Hmm based on this, the .org tld and the server providers can have control over the project too. Right? If so, we should use an open source distributed protocol.
For what it's worth, the conditions for termination from the Public Interest Registry (.org's registry) are slightly better than Github. PIR has a five-items list of possible reasons: https://pir.org/policies/org-idn-policies/takedown-policy/ while "GitHub reserves the right to refuse service to anyone for any reason at any time."
> Hmm based on this, the .org tld and the server providers can have control over the project too. Right?
No, pretty obviously not. For the domain, this has already been answered. For the servers, it's trivial to move your setup to a different hoster with no visible effects to the outside.
> If so, we should use an open source distributed protocol.
Also, with git you have a repository as soon as you start using it. If you mean something like a centralized repository server: No, you don't actually need that. You can serve a git repository from your workstation just fine for others to pull from. Or you can just move changes around via email.
Also, there are way more ways to use email than for mailing lists. You could also use it as a transport for machine-readable messages between git frontends or whatever.
In and case, I don't get what point you are trying to make.
It sounded like you were saying "instead of using GitHub (with git obviously), you can use just git and email". My comment was basically trying to say "without a repository how will people find you, how will they catch up on recent dev, how will they view past emails, etc., unless you have a central repository of some sort".
I'm not sure how "just give people direct access to my local git" fills that massive hole, so I assumed your mention of email included implicitly something like a listserve. Otherwise your suggestion seems entirely unworkable to me?
So one of us is missing something. Are you really proposing p2p git + email alone with no other infrastructure? Do you think that's at all optimal?
I'm not saying there is anything necessarily wrong with a centralized repository server or a mailing list, but I just wasn't talking about software, but about protocols, which can be used in that way or other ways.

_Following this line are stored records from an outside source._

+            const float paNv = __builtin_fmaf(Uav, s, pNv + tNv), paFv = __builtin_fmaf(Ubv, s, pFv + tFv);
+            const float ry = L.r[b][cy], rz = L.r[b][cz];
+            cNv = paNv + lane_cross(ry, rz, paFv);
+            cFv = paFv;
+            if (ln < 3) {
+                L.u[b] = u;
+                if (FACTOR) { L.Ua[b][cc] = Uav; L.Ub[b][cc] = Ubv; L.Dinv[b] = Dinv; }
+            }
+            if (FACTOR) {
+                const f3 r = ld3(L.r[b]);
+                const float Ap0 = __builtin_fmaf(-(Uav * Ua.x), Dinv, A0), Ap1 = __builtin_fmaf(-(Uav * Ua.y), Dinv, A1),
+                            Ap2 = __builtin_fmaf(-(Uav * Ua.z), Dinv, A2);
+                const float Cp0 = __builtin_fmaf(-(Ubv * Ub.x), Dinv, D0), Cp1 = __builtin_fmaf(-(Ubv * Ub.y), Dinv, D1),
+                            Cp2 = __builtin_fmaf(-(Ubv * Ub.z), Dinv, D2);
+                const float P0 = __builtin_fmaf(-(Uav * Ub.x), Dinv, H0), P1 = __builtin_fmaf(-(Uav * Ub.y), Dinv, H1),
+                            P2 = __builtin_fmaf(-(Uav * Ub.z), Dinv, H2);
+                const float y1 = quad_zxy(Cp1), z1 = quad_yzx(Cp1);
+                const float w1 = __builtin_fmaf(ry, y1, -(rz * z1)), w1o = __builtin_fmaf(-z1, rz, y1 * ry);
+                h0 = P0 + lane_cross(ry, rz, Cp0);
+                h1 = P1 + (cc == 1 ? w1o : w1);
+                h2 = P2 + lane_cross(ry, rz, Cp2);
+                const float e0 = __builtin_fmaf(P2, r.y, -(P1 * r.z)), e1 = __builtin_fmaf(P0, r.z, -(r.x * P2)),
+                            e2 = __builtin_fmaf(r.x, P1, -(P0 * r.y));
+                const float g0 = __builtin_fmaf(r.y, h2, -(r.z * h1)), g1 = __builtin_fmaf(r.z, h0, -(r.x * h2)),
+                            g2 = __builtin_fmaf(r.x, h1, -(r.y * h0));
+                const float g10 = quad_bcast<1>(g0), g20 = quad_bcast<2>(g0), g21 = quad_bcast<2>(g1);
+                const float n0 = (Ap0 + e0) + g0;
+                const float n1 = (Ap1 + e1) + (cc == 0 ? g10 : g1);
+                const float n2 = (Ap2 + e2) + (cc == 0 ? g20 : (cc == 1 ? g21 : g2));
+                const float m01 = quad_bcast<0>(n1), m02 = quad_bcast<0>(n2), m12 = quad_bcast<1>(n2);
+                a0 = cc == 0 ? n0 : (cc == 1 ? m01 : m02);
+                a1 = cc == 2 ? m12 : n1;
+                a2 = n2;
+                d0 = Cp0; d1 = Cp1; d2 = Cp2;
+            }
+        }
+        cN = mk3(quad_bcast<0>(cNv), quad_bcast<1>(cNv), quad_bcast<2>(cNv));
+        cF = mk3(quad_bcast<0>(cFv), quad_bcast<1>(cFv), quad_bcast<2>(cFv));
+        if (FACTOR) {
+            cA[0] = quad_bcast<0>(a0); cA[1] = quad_bcast<0>(a1); cA[2] = quad_bcast<0>(a2);
+            cA[3] = quad_bcast<1>(a1); cA[4] = quad_bcast<1>(a2); cA[5] = quad_bcast<2>(a2);
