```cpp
#else
  if (total > 0) {
    const int m16 = lane & 15, q4 = lane >> 4;
    const int g_row = tid >> 3, g_q = (tid & 7) * 2;
    __shared__ unsigned char item_tap[36], item_chunk[36];
    __shared__ int n_items_s;
    if (tid == 0) {
      int k = 0;
      for (int t = 0; t < 9; t++)
        for (int c0 = 0; c0 < cnt[t][0] + cnt[t][1]; c0 += 32) { item_tap[k] = (unsigned char)t; item_chunk[k] = (unsigned char)(c0 >> 5); k++; }
      n_items_s = k;
    }
    __syncthreads();
    const int n_items = n_items_s;
    f32x4 g[4][2];
    f32x4 wq[4][4];
    auto gather = [&](int k, f32x4 (&dst)[2]) {
      const int kc = min(k, n_items - 1);
      const int t = item_tap[kc], c0 = item_chunk[kc] * 32;
      const int row = min(c0 + g_row, cnt[t][0] + cnt[t][1] - 1);
      const float *src = p.pf + (long long)row_rank[t][row] * SP_CIN + g_q * 4;
      dst[0] = *reinterpret_cast<const f32x4 *>(src);
      dst[1] = *reinterpret_cast<const f32x4 *>(src + 4);
    };
    auto wload = [&](int k, f32x4 (&dst)[4]) {
      const int t = item_tap[min(k, n_items - 1)];
      const float *wr = p.w + ((long long)(t * 64 + wave * 16 + m16)) * SP_CIN + 4 * q4;
#pragma unroll
      for (int j = 0; j < 4; j++) dst[j] = *reinterpret_cast<const f32x4 *>(wr + 16 * j);
    };
#pragma unroll
    for (int u = 0; u < 4; u++) {
      wload(u, wq[u]);
      gather(u, g[u]);
      __builtin_amdgcn_sched_barrier(0);
    }
    typedef float f32x4c __attribute__((ext_vector_type(4)));
    const int col = wave * 16 + m16;
    auto stage = [&](int k, f32x4 (&g0)[2], f32x4 (&g1)[2], f32x4 (&w0)[4], f32x4 (&w1)[4], float *at0, float *at1) {
      const f32x4 zero4 = f32x4{0.f, 0.f, 0.f, 0.f};
      int rows_i[2], tap_i[2], c0_i[2];
#pragma unroll
      for (int it = 0; it < 2; it++) {
        const int kk = min(k + it, n_items - 1);
        tap_i[it] = item_tap[kk];
        c0_i[it] = item_chunk[kk] * 32;
        rows_i[it] = (k + it < n_items) ? min(32, cnt[tap_i[it]][0] + cnt[tap_i[it]][1] - c0_i[it]) : 0;
      }
      *reinterpret_cast<f32x4 *>(at0 + g_row * SP_ALD + g_q * 4) = g_row < rows_i[0] ? g0[0] : zero4;
      *reinterpret_cast<f32x4 *>(at0 + g_row * SP_ALD + g_q * 4 + 4) = g_row < rows_i[0] ? g0[1] : zero4;
      *reinterpret_cast<f32x4 *>(at1 + g_row * SP_ALD + g_q * 4) = g_row < rows_i[1] ? g1[0] : zero4;
      *reinterpret_cast<f32x4 *>(at1 + g_row * SP_ALD + g_q * 4 + 4) = g_row < rows_i[1] ? g1[1] : zero4;
      __builtin_amdgcn_sched_barrier(0);
      gather(k + 4, g0);
      gather(k + 5, g1);
      __builtin_amdgcn_sched_barrier(0);
      unsigned pix4[2][2];
#pragma unroll
      for (int it = 0; it < 2; it++)
#pragma unroll
        for (int rtile = 0; rtile < 2; rtile++)
          pix4[it][rtile] = *reinterpret_cast<const unsigned *>(&row_pix[tap_i[it]][min(c0_i[it] + rtile * 16 + q4 * 4, SP_PIX - 4)]);
      __syncthreads();
      int pixs[2][2][4];
      float old0[2][4];
#pragma unroll
      for (int it = 0; it < 2; it++)
#pragma unroll
        for (int rtile = 0; rtile < 2; rtile++)
#pragma unroll
          for (int i = 0; i < 4; i++)
            pixs[it][rtile][i] = (rtile * 16 + q4 * 4 + i < rows_i[it]) ? (int)((pix4[it][rtile] >> (8 * i)) & 255u) : -1;
#pragma unroll
      for (int rtile = 0; rtile < 2; rtile++)
#pragma unroll
        for (int i = 0; i < 4; i++) old0[rtile][i] = acc[max(pixs[0][rtile][i], 0) * 64 + col];
      f32x4c cv[2][2];
#pragma unroll
      for (int it = 0; it < 2; it++) {
        const float *at = it == 0 ? at0 : at1;
#pragma unroll
        for (int rtile = 0; rtile < 2; rtile++) {
          f32x4c c = {0.f, 0.f, 0.f, 0.f};
          if (rows_i[it] > 16 * rtile) {
            f32x4 a[4];
#pragma unroll
            for (int j = 0; j < 4; j++) a[j] = *reinterpret_cast<const f32x4 *>(at + (rtile * 16 + m16) * SP_ALD + 16 * j + 4 * q4);
#pragma unroll
            for (int j = 0; j < 4; j++)
#pragma unroll
              for (int kk = 0; kk < 4; kk++) c = __builtin_amdgcn_mfma_f32_16x16x4f32(a[j][kk], (it == 0 ? w0 : w1)[j][kk], c, 0, 0, 0);
          }
          cv[it][rtile] = c;
        }
      }
      __builtin_amdgcn_sched_barrier(0);
      wload(k + 4, w0);
      wload(k + 5, w1);
      __builtin_amdgcn_sched_barrier(0);
#pragma unroll
      for (int rtile = 0; rtile < 2; rtile++)
#pragma unroll
        for (int i = 0; i < 4; i++)
          if (pixs[0][rtile][i] >= 0) acc[pixs[0][rtile][i] * 64 + col] = old0[rtile][i] + cv[0][rtile][i];
      float old1[2][4];
#pragma unroll
      for (int rtile = 0; rtile < 2; rtile++)
#pragma unroll
        for (int i = 0; i < 4; i++) old1[rtile][i] = acc[max(pixs[1][rtile][i], 0) * 64 + col];
#pragma unroll
      for (int rtile = 0; rtile < 2; rtile++)
#pragma unroll
        for (int i = 0; i < 4; i++)
          if (pixs[1][rtile][i] >= 0) acc[pixs[1][rtile][i] * 64 + col] = old1[rtile][i] + cv[1][rtile][i];
    };
    int k0 = 0;
    for (; k0 + 4 <= n_items; k0 += 4) {
      stage(k0 + 0, g[0], g[1], wq[0], wq[1], atile[0], atile[1]);
      stage(k0 + 2, g[2], g[3], wq[2], wq[3], atile[2], atile[3]);
    }
    if (k0 + 0 < n_items) stage(k0 + 0, g[0], g[1], wq[0], wq[1], atile[0], atile[1]);
    if (k0 + 2 < n_items) stage(k0 + 2, g[2], g[3], wq[2], wq[3], atile[2], atile[3]);
    __syncthreads();
  }
#endif

  {
    const int n4 = (tid & 15) * 4;
    const f32x4 bv = *reinterpret_cast<const f32x4 *>(p.bias + n4);
#pragma unroll
    for (int i = 0; i < 8; i++) {
      const int pix = (tid >> 4) + 16 * i;
      const int oy = oy0 + (pix >> 4), ox = ox0 + (pix & 15);
      if (oy < p.ho && ox < p.wo && n4 < p.cout) {
        f32x4 v = *reinterpret_cast<const f32x4 *>(acc + pix * 64 + n4) + bv;
        if (p.relu) {
          v.x = fmaxf(v.x, 0.f);
          v.y = fmaxf(v.y, 0.f);
          v.z = fmaxf(v.z, 0.f);
          v.w = fmaxf(v.w, 0.f);
        }
        const long long o = ((long long)(b * p.ho + oy) * p.wo + ox) * p.ld_out + n4;
        if (OUT_BF16) {
          typedef __bf16 b4 __attribute__((ext_vector_type(4)));
          b4 q;
          q[0] = (__bf16)v.x; q[1] = (__bf16)v.y; q[2] = (__bf16)v.z; q[3] = (__bf16)v.w;
          *reinterpret_cast<b4 *>(reinterpret_cast<__bf16 *>(p.out) + o) = q;
        } else {
          *reinterpret_cast<f32x4 *>(p.out + o) = v;
        }
      }
    }
  }
}

}

static int sparse_conv_impl(const float *pillar_features, const pcp_grid_t *grid, const void *vox_workspace, int64_t n, const float *w_packed,
                            const float *bias, int32_t cout, int32_t relu, void *out, int out_bf16, int32_t ld_out, void *stream_) {
  if (!pillar_features || !grid || !vox_workspace || !w_packed || !bias || !out || n < 0) return PCP_ERR_ARG;
  if (cout <= 0 || cout > 64 || cout % 4 != 0 || ld_out % 4 != 0 || ld_out < cout) return PCP_ERR_UNSUPPORTED;
  if ((((uintptr_t)pillar_features) & 15) || (((uintptr_t)w_packed) & 15) || (((uintptr_t)bias) & 15) || (((uintptr_t)out) & (out_bf16 ? 7 : 15)))
    return PCP_ERR_ARG;
  if (grid->batch_size <= 0 || grid->nx <= 0 || grid->ny <= 0) return PCP_ERR_ARG;
  const int64_t cells = (int64_t)grid->batch_size * grid->nx * grid->ny;
  VoxLayout L = pcp_vox_layout(cells, n);
  SpParams p;
  p.pf = pillar_features;
  p.cell_rank = reinterpret_cast<const int *>(reinterpret_cast<const char *>(vox_workspace) + L.cell_rank);
  p.w = w_packed; p.bias = bias; p.out = (float *)out;
  p.batch = grid->batch_size; p.nx = grid->nx; p.ny = grid->ny;
  p.ho = (grid->ny - 1) / 2 + 1;
  p.wo = (grid->nx - 1) / 2 + 1;
  p.ld_out = ld_out; p.cout = cout; p.relu = relu;
  p.tiles_x = (p.wo + SP_TW - 1) / SP_TW;
  p.tiles_y = (p.ho + SP_TH - 1) / SP_TH;
  const long long blocks = (long long)p.batch * p.tiles_x * p.tiles_y;
  if (blocks > 0x7fffffffLL) return PCP_ERR_ARG;
  if (out_bf16) hipLaunchKernelGGL(k_sparse_conv_s2<true>, dim3((unsigned)blocks), dim3(SP_THREADS), 0, (hipStream_t)stream_, p);
  else hipLaunchKernelGGL(k_sparse_conv_s2<false>, dim3((unsigned)blocks), dim3(SP_THREADS), 0, (hipStream_t)stream_, p);
  PCP_CHECK_LAUNCH();
  return PCP_OK;
}

extern "C" int pcp_sparse_conv3x3_s2(const float *pillar_features, const pcp_grid_t *grid, const void *vox_workspace, int64_t n,
                                     const float *w_packed, const float *bias, int32_t cout, int32_t relu, float *out, int32_t ld_out,
                                     void *stream_) {
  return sparse_conv_impl(pillar_features, grid, vox_workspace, n, w_packed, bias, cout, relu, out, 0, ld_out, stream_);
}

extern "C" int pcp_mp_sparse_conv3x3_s2(const float *pillar_features, const pcp_grid_t *grid, const void *vox_workspace, int64_t n,
                                        const float *w_packed, const float *bias, int32_t cout, int32_t relu, void *out, int32_t out_dtype,
                                        int32_t ld_out, void *stream_) {
  if (out_dtype != 0 && out_dtype != 1) return PCP_ERR_ARG;
  return sparse_conv_impl(pillar_features, grid, vox_workspace, n, w_packed, bias, cout, relu, out, out_dtype, ld_out, stream_);
}
```

Before: 398.7.

## Make sparse conv kernel persistent with cross-tile prefetch of ranks and features

Turns the sparse 3x3 stride-2 conv into a persistent kernel: the grid is capped at two blocks per CU, and each block walks a strided, rotated sequence of tiles. The next tile's cell ranks are loaded while the current tile computes. Compaction and priming of gathers and weights for the next tile are issued before the current tile's epilogue. The epilogue zeroes the accumulator as it reads it, so no separate clear pass is needed per tile. The unused SP_ROW_SPLIT path is removed. The aim is to hide per-block launch and setup latency and overlap global loads across tiles. The cost is more complex control flow and less parallelism when the tile count is small or uneven across blocks.

New measurement: 398.2, median of 2. No clear change (-0.1%).

```diff
diff --git a/practical-collab-perception_amd/csrc/sparseconv.hip b/practical-collab-perception_amd/csrc/sparseconv.hip
--- a/practical-collab-perception_amd/csrc/sparseconv.hip
+++ b/practical-collab-perception_amd/csrc/sparseconv.hip
@@ -14,304 +14,189 @@
   const float *bias;
   float *out;
   int batch, nx, ny, ho, wo, ld_out, cout, relu;
-  int tiles_x, tiles_y;
+  int tiles_x, tiles_y, n_tiles;
 };
 
 
 template <bool OUT_BF16>
 __global__ __launch_bounds__(SP_THREADS, 2) void k_sparse_conv_s2(SpParams p) {
   __shared__ __attribute__((aligned(16))) float acc[SP_PIX * 64];
-#ifdef SP_ROW_SPLIT
-  __shared__ __attribute__((aligned(16))) float atile[2][32 * SP_ALD];
-#else
   __shared__ __attribute__((aligned(16))) float atile[4][32 * SP_ALD];
-#endif
   __shared__ int row_rank[9][SP_PIX];
   __shared__ unsigned char row_pix[9][SP_PIX];
   __shared__ int cnt[9][2];
+  __shared__ unsigned char item_tap[36], item_chunk[36];
 
   const int tid = threadIdx.x, lane = tid & 63;
   const int wave = __builtin_amdgcn_readfirstlane(tid >> 6);
-  int sp = blockIdx.x;
-  const int tile_x = sp % p.tiles_x;
-  sp /= p.tiles_x;
-  const int tile_y = sp % p.tiles_y;
-  const int b = sp / p.tiles_y;
-  const int oy0 = tile_y * SP_TH, ox0 = tile_x * SP_TW;
   const int plane = p.nx * p.ny;
-
-  int rank[9];
-  {
-    const int py = tid >> 4, px = tid & 15;
-    const int oy = oy0 + py, ox = ox0 + px;
-    const bool pix_ok = tid < SP_PIX && oy < p.ho && ox < p.wo;
+  const unsigned grid = gridDim.x;
+  auto tile_of = [&](int i) -> int {
+    const long long id = (long long)i * grid + (blockIdx.x + 37u * (unsigned)i) % grid;
+    return id < p.n_tiles ? (int)id : -1;
+  };
+
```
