+  auto run = [&](auto mixedc) {
+    int tile = zsplit;
+    int buf = 0;
+    prep(tile, true);
+#pragma unroll
+    for (int j = 0; j < NDMA; ++j) dma(j, 0, mixedc);
+    prep(tile + a.S, tile + a.S < a.ntiles);
+    asm volatile("s_waitcnt vmcnt(0)" ::: "memory");
+    __builtin_amdgcn_s_barrier();
+    for (; tile < a.ntiles; tile += a.S) {
+      const char* const Ahi = smem + buf * BUF + wco * (NPX * 64) + frag_off;
+      const char* const Bhi = smem + buf * BUF + DY_BYTES + wci * (XROWS * 64) + frag_off;
+      bf16x8 xf[NSTEP][3], df[TH * NB];
+      auto rd = [&](int k, int it) {
+        const int r = k / NB, b = k - r * NB;
+        if (it < 3) xf[k][it] = tr_frag(Bhi + (r * HW_ + b * 16 + it) * 64, 4 * 64);
+        else df[k] = tr_frag(Ahi + (r * TW + b * 16) * 64, 4 * 64);
+      };
+      rd(0, 0); rd(0, 1); rd(0, 2); rd(0, 3);
+      __builtin_amdgcn_sched_group_barrier(0x100, 8, 0);
+      int m = 0;
+#pragma unroll
+      for (int k = 0; k < NSTEP; ++k) {
+        const int r = k / NB, b = k - r * NB;
+        const int nfr = k + 1 < NSTEP ? ((k + 1) / NB < TH ? 4 : 3) : 0;
+        const int nm = 3 * ((r < 2 ? r : 2) - (r - TH + 1 > 0 ? r - TH + 1 : 0) + 1);
+        int i = 0;
+#pragma unroll
+        for (int ty = 2; ty >= 0; --ty) {
+          if (r - ty < 0 || r - ty >= TH) continue;
+#pragma unroll
+          for (int s = 0; s < 3; ++s) {
+            acc[ty * 3 + s] = __builtin_amdgcn_mfma_f32_32x32x16_bf16(df[(r - ty) * NB + b], xf[k][s], acc[ty * 3 + s], 0, 0, 0);
+            __builtin_amdgcn_sched_group_barrier(0x008, 1, 0);
+#pragma unroll
+            for (int it = i; it < nfr && (it == i || i == nm - 1); ++it) {
+              rd(k + 1, it);
+              __builtin_amdgcn_sched_group_barrier(0x100, 2, 0);
+            }
+            if (m < NDMA) dma(m, buf ^ 1, mixedc);
+            ++m; ++i;
+          }
+        }
+      }
+      __builtin_amdgcn_sched_barrier(0);
+      prep(tile + 2 * a.S, tile + 2 * a.S < a.ntiles);
+      asm volatile("s_waitcnt vmcnt(0)" ::: "memory");
+      __builtin_amdgcn_s_barrier();
+      buf ^= 1;
+    }
+  };
+  if (mixed) run(std::true_type{}); else run(std::false_type{});
   }
 
   const int r = lane & 31, h = lane >> 5;
@@ -407,7 +580,7 @@
   return S2S_OK;
 }
 
-template <int TH, int TW>
+template <int TH, int TW, bool ROWAHEAD>
 int launch_wgrad_dma(WgradArgs& a, hipStream_t s) {
   constexpr int XROWS = ((TH + 2) * (TW + 2) + 31) / 32 * 32;
   constexpr int lds = 2 * (2 * TH * TW * 64 + 2 * XROWS * 64);
@@ -415,7 +588,13 @@
   a.tilesX = cdiv(a.W, TW);
   a.ntiles = a.B * a.tilesY * a.tilesX;
   if (a.S > a.ntiles) return S2S_ERR_SHAPE;
-  auto kern = conv3x3_wgrad_dma_kernel<TH, TW>;
+  if (ROWAHEAD) {
+    const long npix = (long)a.B * a.H * a.W, lim = 0x7fffffffL;
+    if (((npix - 1) * a.lddy + a.Cout) * 2 > lim || ((npix - 1) * a.ld0 + a.c0) * 2 > lim ||
+        (a.c1 && ((npix - 1) * a.ld1 + a.c1) * 2 > lim))
+      return S2S_ERR_SHAPE;
+  }
+  auto kern = conv3x3_wgrad_dma_kernel<TH, TW, ROWAHEAD>;
   static unsigned long long attr_devs = 0;
   if (int rc = s2s_allow_dyn_lds(reinterpret_cast<const void*>(kern), lds, &attr_devs)) return rc;
   dim3 grid(cdiv(a.c0 + a.c1, 64), cdiv(a.Cout, 64), a.S);
@@ -1144,11 +1323,11 @@
   }
 }
 
-extern "C" int s2s_conv3x3_wgrad_phase(int dtype, const void* dy, int lddy, int Cout, const void* x0, int ld0, int c0,
-                                       const void* x1, int ld1, int c1, float* part, float* grad_oihw,
-                                       int accumulate, int B, int H, int W, int phases, void* stream) {
+extern "C" int s2s_conv3x3_wgrad_phase_variant(int dtype, const void* dy, int lddy, int Cout, const void* x0, int ld0, int c0,
+                                               const void* x1, int ld1, int c1, float* part, float* grad_oihw,
+                                               int accumulate, int B, int H, int W, int phases, int variant, void* stream) {
   if (!dy || !x0 || !part || !grad_oihw) return S2S_ERR_NULL;
-  if (phases < 1 || phases > 3) return S2S_ERR_SHAPE;
+  if (phases < 1 || phases > 3 || variant < 0 || variant > 1) return S2S_ERR_SHAPE;
   if (B <= 0 || H <= 0 || W <= 0 || Cout <= 0 || c0 <= 0 || c1 < 0) return S2S_ERR_SHAPE;
   if ((Cout % 8) || (c0 % 8) || (c1 % 8) || (lddy % 8) || (ld0 % 8) || (ld1 % 8) || (c1 > 0 && !x1)) return S2S_ERR_SHAPE;
   if (((uintptr_t)dy & 15) || ((uintptr_t)x0 & 15) || ((uintptr_t)x1 & 15)) return S2S_ERR_ALIGN;
@@ -1163,7 +1342,7 @@
   hipStream_t s = static_cast<hipStream_t>(stream);
   int rc = S2S_OK;
   if (!(phases & 1)) { if (a.S > plan.tiles) return S2S_ERR_SHAPE; }
-  else if (plan.kernel == 0) rc = launch_wgrad_dma<8, 16>(a, s);
+  else if (plan.kernel == 0) rc = variant ? launch_wgrad_dma<8, 16, false>(a, s) : launch_wgrad_dma<8, 16, true>(a, s);
   else rc = launch_wgrad<float, 8, 16>(a, s);
   if (rc != S2S_OK || !(phases & 2)) return rc;
   const long n = (long)Cout * (c0 + c1);
@@ -1175,6 +1354,13 @@
                        a.S, Cout, c0 + c1, accumulate);
   S2S_LAUNCH_CHECK();
   return S2S_OK;
+}
+
+extern "C" int s2s_conv3x3_wgrad_phase(int dtype, const void* dy, int lddy, int Cout, const void* x0, int ld0, int c0,
+                                       const void* x1, int ld1, int c1, float* part, float* grad_oihw,
+                                       int accumulate, int B, int H, int W, int phases, void* stream) {
+  return s2s_conv3x3_wgrad_phase_variant(dtype, dy, lddy, Cout, x0, ld0, c0, x1, ld1, c1, part, grad_oihw, accumulate, B, H, W,
+                                         phases, 0, stream);
 }
 
 extern "C" int s2s_conv3x3_wgrad_nhwc(int dtype, const void* dy, int lddy, int Cout, const void* x0, int ld0, int c0,
diff --git a/stain2stain_amd/ops.py b/stain2stain_amd/ops.py
--- a/stain2stain_amd/ops.py
+++ b/stain2stain_amd/ops.py
@@ -300,7 +300,8 @@
 
 
 def conv3x3_wgrad(dy: torch.Tensor, x0: torch.Tensor, x1: Optional[torch.Tensor], grad_oihw: torch.Tensor,
-                  accumulate: bool = False) -> None:
+                  accumulate: bool = False, _reference: bool = False, _phases: int = 3,
+                  _part: Optional[torch.Tensor] = None) -> None:
     B, H, W, cout = dy.shape
     c0 = x0.shape[3]
     dt = _dt(dy)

Though it is maybe useful to distinguish "central repository that publishes the authoritative version" and "central repository that contributors push to", two functions that GitHub kindof purposefully confuses.
The former is what is useful for discovery and catching up, but doesn't need accounts/authentication (for the "public side" of things), it just needs a stable public identity and availability. The latter is technically completely unnecessary with git: There is absolutely no problem with merging a branch from a repository hosted on a completely different server than the authoritative repository. It's just a business decision of GitHub to build a closed system that requires you to enter into a contract with them in order to submit a merge request that is limited to branches hosted on their platform, to create an artificial network effect for their platform.
After all, the primary problem is not that people choose to host a project on GitHub. It's that they demand (or allow GitHub to make that demand with them as voluntary hostages) that you also host your branches on GitHub, or else you can't contribute. If I am a happy Bitbucket customer, or I happen to run my own git server, there is no way for me to submit a merge request to GitHub specifying a branch hosted whereever I happen to be hosting my git repositories.
But no, I was not suggesting any particular implementation, I was just pointing out that those two protocols do exist and can be used, in many ways, as a basis for decentralized Free Software development. And while p2p git certainly is not the solution to all problems, it can be a perfectly useful tool--and with some more tooling around it possibly moreso than what is practical today.